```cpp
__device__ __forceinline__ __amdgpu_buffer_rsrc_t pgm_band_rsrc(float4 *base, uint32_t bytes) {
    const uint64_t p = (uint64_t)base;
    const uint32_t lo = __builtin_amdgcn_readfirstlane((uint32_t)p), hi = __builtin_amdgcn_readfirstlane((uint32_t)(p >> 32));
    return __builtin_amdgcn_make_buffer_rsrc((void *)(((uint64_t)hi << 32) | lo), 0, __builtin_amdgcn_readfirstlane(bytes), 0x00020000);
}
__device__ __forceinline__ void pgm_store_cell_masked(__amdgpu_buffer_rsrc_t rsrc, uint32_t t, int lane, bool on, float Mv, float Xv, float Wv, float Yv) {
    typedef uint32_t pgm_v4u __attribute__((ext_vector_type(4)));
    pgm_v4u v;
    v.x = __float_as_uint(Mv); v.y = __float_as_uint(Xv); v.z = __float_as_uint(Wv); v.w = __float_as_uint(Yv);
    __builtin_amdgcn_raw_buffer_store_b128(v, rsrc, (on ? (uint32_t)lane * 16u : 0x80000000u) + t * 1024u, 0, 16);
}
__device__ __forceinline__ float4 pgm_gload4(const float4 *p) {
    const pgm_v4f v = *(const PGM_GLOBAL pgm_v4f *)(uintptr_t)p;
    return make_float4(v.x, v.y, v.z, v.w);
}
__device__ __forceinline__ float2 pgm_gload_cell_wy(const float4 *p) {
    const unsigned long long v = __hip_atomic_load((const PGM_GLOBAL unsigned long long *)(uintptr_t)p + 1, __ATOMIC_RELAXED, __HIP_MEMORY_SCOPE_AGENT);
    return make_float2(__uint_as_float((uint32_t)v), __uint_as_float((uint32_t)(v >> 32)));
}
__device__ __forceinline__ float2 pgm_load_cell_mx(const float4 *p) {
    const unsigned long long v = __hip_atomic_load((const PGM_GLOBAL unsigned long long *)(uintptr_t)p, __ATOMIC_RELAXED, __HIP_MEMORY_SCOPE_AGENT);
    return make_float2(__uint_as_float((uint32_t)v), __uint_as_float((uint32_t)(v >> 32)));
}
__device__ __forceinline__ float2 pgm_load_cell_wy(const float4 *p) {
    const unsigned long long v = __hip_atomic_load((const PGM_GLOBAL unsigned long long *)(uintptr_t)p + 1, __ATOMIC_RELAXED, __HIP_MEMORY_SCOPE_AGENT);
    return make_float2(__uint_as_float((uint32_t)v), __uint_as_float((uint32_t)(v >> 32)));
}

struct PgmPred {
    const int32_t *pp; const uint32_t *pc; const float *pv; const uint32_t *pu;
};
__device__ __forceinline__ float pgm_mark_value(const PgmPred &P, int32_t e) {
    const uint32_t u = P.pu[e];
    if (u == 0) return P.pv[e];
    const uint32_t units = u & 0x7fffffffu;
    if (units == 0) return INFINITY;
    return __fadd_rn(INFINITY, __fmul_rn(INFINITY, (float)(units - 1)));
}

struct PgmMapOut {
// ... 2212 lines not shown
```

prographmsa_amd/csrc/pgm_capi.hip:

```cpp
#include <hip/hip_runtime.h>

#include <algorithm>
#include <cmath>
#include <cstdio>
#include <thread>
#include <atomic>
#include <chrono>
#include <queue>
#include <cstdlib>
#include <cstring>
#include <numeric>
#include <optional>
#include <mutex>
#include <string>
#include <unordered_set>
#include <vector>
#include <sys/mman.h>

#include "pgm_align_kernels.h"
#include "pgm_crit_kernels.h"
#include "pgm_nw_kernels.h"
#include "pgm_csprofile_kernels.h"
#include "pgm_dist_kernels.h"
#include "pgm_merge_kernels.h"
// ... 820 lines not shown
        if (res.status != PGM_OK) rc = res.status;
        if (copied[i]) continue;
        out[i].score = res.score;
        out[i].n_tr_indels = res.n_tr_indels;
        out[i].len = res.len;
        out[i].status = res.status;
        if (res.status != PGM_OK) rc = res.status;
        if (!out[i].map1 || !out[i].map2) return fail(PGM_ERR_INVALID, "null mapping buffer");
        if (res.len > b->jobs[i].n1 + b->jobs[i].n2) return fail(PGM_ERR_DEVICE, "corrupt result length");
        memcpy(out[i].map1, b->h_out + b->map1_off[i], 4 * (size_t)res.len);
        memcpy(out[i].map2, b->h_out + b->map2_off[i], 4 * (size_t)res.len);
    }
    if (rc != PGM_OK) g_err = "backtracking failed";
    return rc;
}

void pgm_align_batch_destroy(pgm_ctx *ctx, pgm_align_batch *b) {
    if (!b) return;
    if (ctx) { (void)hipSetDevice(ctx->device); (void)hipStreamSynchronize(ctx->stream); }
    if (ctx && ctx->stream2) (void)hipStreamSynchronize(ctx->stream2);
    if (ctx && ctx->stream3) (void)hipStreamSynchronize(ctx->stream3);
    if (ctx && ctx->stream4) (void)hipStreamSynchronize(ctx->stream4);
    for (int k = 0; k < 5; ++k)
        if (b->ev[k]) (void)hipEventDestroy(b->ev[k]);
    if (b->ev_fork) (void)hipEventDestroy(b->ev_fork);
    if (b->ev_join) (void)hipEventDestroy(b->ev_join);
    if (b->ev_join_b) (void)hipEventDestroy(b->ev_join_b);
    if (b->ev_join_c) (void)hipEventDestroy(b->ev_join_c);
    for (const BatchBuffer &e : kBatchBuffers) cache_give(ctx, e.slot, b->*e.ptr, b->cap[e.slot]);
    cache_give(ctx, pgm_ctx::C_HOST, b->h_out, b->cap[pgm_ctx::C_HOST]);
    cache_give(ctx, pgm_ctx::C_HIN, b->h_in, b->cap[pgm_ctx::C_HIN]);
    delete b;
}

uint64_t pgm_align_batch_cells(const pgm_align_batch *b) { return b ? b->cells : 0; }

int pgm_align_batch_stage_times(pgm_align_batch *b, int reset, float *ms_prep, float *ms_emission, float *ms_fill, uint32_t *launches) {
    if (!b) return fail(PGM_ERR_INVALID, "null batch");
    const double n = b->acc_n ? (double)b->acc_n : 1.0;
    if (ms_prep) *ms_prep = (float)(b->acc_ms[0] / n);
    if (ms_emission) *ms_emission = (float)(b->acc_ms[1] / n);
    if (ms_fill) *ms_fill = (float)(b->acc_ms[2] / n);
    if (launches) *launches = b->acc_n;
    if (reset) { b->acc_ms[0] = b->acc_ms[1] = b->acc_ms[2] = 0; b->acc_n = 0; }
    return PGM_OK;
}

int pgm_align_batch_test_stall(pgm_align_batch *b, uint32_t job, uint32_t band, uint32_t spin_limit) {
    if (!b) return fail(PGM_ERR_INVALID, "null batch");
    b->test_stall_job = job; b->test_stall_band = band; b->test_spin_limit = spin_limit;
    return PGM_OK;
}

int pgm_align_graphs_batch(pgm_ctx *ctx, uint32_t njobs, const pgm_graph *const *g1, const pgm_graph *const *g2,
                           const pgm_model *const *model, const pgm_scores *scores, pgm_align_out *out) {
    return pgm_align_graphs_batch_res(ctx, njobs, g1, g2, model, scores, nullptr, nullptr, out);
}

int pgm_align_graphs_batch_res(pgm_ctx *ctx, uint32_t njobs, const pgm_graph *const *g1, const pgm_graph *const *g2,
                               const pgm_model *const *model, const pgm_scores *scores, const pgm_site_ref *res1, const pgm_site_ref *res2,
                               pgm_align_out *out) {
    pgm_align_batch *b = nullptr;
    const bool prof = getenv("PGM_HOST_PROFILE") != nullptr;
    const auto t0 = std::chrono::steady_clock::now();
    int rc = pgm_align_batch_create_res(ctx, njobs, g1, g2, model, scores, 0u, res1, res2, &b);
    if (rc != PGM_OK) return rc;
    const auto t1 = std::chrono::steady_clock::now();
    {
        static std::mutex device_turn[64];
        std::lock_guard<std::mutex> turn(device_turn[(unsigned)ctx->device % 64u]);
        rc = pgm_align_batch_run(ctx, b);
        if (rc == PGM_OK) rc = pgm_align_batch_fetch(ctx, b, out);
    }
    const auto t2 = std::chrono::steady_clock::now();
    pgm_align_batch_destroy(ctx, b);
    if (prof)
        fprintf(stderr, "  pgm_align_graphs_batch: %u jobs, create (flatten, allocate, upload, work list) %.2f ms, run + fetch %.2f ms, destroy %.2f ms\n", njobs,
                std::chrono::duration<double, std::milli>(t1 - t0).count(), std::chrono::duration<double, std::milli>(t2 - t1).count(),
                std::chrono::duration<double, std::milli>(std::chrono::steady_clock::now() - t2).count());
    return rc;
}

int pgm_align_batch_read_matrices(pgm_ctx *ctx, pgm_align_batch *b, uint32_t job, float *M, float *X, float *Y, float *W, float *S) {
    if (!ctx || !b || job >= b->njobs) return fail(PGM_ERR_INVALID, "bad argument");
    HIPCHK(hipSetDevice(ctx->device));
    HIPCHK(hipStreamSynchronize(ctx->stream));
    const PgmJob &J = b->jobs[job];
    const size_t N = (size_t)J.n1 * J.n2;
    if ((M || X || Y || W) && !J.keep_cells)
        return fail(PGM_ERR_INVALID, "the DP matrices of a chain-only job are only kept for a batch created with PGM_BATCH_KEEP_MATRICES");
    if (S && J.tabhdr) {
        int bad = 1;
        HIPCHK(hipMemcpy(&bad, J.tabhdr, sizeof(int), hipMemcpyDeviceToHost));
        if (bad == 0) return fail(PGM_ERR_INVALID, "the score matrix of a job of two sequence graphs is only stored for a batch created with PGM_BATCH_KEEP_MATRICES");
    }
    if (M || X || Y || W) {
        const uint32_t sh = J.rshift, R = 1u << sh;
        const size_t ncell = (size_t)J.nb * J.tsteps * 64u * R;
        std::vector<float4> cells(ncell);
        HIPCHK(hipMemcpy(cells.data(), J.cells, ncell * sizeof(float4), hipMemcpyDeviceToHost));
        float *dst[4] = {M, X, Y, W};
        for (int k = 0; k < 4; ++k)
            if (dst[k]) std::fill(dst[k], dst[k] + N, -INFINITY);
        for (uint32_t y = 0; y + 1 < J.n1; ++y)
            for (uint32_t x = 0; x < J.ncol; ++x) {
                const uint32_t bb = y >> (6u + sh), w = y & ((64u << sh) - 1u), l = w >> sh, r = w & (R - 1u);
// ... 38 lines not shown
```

··········

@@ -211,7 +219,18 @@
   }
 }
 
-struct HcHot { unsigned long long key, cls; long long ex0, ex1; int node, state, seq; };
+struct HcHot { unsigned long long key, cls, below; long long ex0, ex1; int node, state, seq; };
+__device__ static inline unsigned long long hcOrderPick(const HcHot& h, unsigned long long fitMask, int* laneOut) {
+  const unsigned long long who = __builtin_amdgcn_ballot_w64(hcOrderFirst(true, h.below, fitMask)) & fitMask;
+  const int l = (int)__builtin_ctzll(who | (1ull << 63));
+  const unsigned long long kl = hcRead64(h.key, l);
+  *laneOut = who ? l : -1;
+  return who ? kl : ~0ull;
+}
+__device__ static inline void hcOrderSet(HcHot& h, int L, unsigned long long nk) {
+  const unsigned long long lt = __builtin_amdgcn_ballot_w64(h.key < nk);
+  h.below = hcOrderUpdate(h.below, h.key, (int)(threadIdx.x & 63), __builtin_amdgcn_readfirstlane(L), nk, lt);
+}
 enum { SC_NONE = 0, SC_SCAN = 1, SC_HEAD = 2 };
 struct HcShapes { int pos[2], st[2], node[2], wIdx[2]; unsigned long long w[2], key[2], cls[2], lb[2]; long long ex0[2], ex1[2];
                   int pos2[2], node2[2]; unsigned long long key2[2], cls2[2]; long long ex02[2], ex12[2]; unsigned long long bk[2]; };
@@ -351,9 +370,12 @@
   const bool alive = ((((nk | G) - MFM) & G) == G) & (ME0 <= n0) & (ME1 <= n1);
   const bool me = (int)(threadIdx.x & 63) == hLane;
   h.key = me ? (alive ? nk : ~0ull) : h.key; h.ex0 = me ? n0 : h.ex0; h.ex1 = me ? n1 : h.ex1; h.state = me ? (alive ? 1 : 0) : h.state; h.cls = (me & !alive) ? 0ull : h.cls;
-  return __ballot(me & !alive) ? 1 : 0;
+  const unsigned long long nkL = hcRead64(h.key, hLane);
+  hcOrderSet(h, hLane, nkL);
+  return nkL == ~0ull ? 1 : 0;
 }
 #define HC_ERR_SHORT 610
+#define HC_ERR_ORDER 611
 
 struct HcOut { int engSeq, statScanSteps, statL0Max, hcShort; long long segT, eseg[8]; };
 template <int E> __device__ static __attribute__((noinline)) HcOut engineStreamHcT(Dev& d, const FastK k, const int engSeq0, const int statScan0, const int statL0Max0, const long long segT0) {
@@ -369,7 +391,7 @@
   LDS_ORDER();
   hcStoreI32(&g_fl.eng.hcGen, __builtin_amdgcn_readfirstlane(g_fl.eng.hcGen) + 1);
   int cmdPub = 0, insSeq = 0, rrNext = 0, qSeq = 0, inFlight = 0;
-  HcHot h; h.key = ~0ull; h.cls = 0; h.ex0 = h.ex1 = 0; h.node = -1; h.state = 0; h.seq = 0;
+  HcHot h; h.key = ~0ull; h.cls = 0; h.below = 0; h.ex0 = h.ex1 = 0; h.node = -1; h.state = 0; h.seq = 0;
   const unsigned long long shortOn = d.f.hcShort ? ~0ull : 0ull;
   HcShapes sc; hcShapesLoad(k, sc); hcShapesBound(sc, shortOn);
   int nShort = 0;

··········

_YOUR GOAL_. Extract from the listing above the lines between the line containing "nkL = hcRead64(h.key, hLane);" and the line containing "int nShort = 0;", keeping both of those lines. Output nothing else.

_OUTPUT FOR THIS TASK_.
+  const unsigned long long nkL = hcRead64(h.key, hLane);
+  hcOrderSet(h, hLane, nkL);
+  return nkL == ~0ull ? 1 : 0;
 }
 #define HC_ERR_SHORT 610
+#define HC_ERR_ORDER 611
 
 struct HcOut { int engSeq, statScanSteps, statL0Max, hcShort; long long segT, eseg[8]; };
 template <int E> __device__ static __attribute__((noinline)) HcOut engineStreamHcT(Dev& d, const FastK k, const int engSeq0, const int statScan0, const int statL0Max0, const long long segT0) {
@@ -369,7 +391,7 @@
   LDS_ORDER();
   hcStoreI32(&g_fl.eng.hcGen, __builtin_amdgcn_readfirstlane(g_fl.eng.hcGen) + 1);
   int cmdPub = 0, insSeq = 0, rrNext = 0, qSeq = 0, inFlight = 0;
-  HcHot h; h.key = ~0ull; h.cls = 0; h.ex0 = h.ex1 = 0; h.node = -1; h.state = 0; h.seq = 0;
+  HcHot h; h.key = ~0ull; h.cls = 0; h.below = 0; h.ex0 = h.ex1 = 0; h.node = -1; h.state = 0; h.seq = 0;
   const unsigned long long shortOn = d.f.hcShort ? ~0ull : 0ull;
   HcShapes sc; hcShapesLoad(k, sc); hcShapesBound(sc, shortOn);
   int nShort = 0;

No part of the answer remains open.